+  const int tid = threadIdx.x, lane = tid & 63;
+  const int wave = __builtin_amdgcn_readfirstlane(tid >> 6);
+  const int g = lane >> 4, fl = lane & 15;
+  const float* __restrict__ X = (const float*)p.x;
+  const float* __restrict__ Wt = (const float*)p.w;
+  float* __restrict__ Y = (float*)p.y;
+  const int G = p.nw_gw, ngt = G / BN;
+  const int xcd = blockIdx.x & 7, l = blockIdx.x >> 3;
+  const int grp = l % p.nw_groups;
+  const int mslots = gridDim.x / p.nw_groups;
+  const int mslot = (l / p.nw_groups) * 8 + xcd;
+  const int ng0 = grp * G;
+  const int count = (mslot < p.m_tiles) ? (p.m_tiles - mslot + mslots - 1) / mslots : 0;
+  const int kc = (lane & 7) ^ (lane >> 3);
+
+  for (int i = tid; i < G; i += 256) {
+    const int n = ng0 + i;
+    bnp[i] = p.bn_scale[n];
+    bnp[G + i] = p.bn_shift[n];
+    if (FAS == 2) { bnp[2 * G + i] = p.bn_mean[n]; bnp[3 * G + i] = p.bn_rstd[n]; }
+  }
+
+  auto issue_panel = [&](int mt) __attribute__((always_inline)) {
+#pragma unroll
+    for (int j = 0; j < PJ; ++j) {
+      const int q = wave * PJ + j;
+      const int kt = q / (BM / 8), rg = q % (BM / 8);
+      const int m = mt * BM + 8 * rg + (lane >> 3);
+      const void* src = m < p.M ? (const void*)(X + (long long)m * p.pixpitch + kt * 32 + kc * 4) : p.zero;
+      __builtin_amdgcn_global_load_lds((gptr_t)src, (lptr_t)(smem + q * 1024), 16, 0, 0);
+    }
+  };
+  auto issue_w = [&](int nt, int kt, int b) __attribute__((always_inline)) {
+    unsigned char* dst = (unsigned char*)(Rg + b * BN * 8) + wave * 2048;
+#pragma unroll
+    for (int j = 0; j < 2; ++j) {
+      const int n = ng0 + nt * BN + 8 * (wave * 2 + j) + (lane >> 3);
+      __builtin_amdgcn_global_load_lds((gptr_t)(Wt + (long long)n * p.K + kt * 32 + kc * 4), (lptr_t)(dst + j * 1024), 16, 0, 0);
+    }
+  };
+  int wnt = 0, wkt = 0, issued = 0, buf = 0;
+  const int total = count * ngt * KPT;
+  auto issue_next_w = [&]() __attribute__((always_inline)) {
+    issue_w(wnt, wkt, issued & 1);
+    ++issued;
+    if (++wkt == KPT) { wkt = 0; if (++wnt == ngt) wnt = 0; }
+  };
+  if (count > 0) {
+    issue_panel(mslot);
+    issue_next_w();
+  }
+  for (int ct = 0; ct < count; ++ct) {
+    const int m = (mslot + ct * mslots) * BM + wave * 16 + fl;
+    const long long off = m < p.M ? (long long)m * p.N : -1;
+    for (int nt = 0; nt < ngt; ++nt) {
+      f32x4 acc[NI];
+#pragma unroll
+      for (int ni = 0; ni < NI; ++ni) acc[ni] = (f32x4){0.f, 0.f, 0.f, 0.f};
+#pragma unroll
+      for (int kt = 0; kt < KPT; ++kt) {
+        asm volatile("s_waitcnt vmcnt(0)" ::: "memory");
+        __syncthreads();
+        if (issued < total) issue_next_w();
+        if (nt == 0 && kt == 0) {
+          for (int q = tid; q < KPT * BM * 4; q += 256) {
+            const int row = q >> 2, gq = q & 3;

### WHAT YOU SHOULD DO
In the entries above, restate word for word the lines between the one holding "Wt = (const float*)p.w;" and the one holding "for (int ct", inclusive, and nothing besides.

### REPLY TO THE TASK
+  const float* __restrict__ Wt = (const float*)p.w;
+  float* __restrict__ Y = (float*)p.y;
+  const int G = p.nw_gw, ngt = G / BN;
+  const int xcd = blockIdx.x & 7, l = blockIdx.x >> 3;
+  const int grp = l % p.nw_groups;
+  const int mslots = gridDim.x / p.nw_groups;
+  const int mslot = (l / p.nw_groups) * 8 + xcd;
+  const int ng0 = grp * G;
+  const int count = (mslot < p.m_tiles) ? (p.m_tiles - mslot + mslots - 1) / mslots : 0;
+  const int kc = (lane & 7) ^ (lane >> 3);
+
+  for (int i = tid; i < G; i += 256) {
+    const int n = ng0 + i;
+    bnp[i] = p.bn_scale[n];
+    bnp[G + i] = p.bn_shift[n];
+    if (FAS == 2) { bnp[2 * G + i] = p.bn_mean[n]; bnp[3 * G + i] = p.bn_rstd[n]; }
+  }
+
+  auto issue_panel = [&](int mt) __attribute__((always_inline)) {
+#pragma unroll
+    for (int j = 0; j < PJ; ++j) {
+      const int q = wave * PJ + j;
+      const int kt = q / (BM / 8), rg = q % (BM / 8);
+      const int m = mt * BM + 8 * rg + (lane >> 3);
+      const void* src = m < p.M ? (const void*)(X + (long long)m * p.pixpitch + kt * 32 + kc * 4) : p.zero;
+      __builtin_amdgcn_global_load_lds((gptr_t)src, (lptr_t)(smem + q * 1024), 16, 0, 0);
+    }
+  };
+  auto issue_w = [&](int nt, int kt, int b) __attribute__((always_inline)) {
+    unsigned char* dst = (unsigned char*)(Rg + b * BN * 8) + wave * 2048;
+#pragma unroll
+    for (int j = 0; j < 2; ++j) {
+      const int n = ng0 + nt * BN + 8 * (wave * 2 + j) + (lane >> 3);
+      __builtin_amdgcn_global_load_lds((gptr_t)(Wt + (long long)n * p.K + kt * 32 + kc * 4), (lptr_t)(dst + j * 1024), 16, 0, 0);
+    }
+  };
+  int wnt = 0, wkt = 0, issued = 0, buf = 0;
+  const int total = count * ngt * KPT;
+  auto issue_next_w = [&]() __attribute__((always_inline)) {
+    issue_w(wnt, wkt, issued & 1);
+    ++issued;
+    if (++wkt == KPT) { wkt = 0; if (++wnt == ngt) wnt = 0; }
+  };
+  if (count > 0) {
+    issue_panel(mslot);
+    issue_next_w();
+  }
+  for (int ct = 0; ct < count; ++ct) {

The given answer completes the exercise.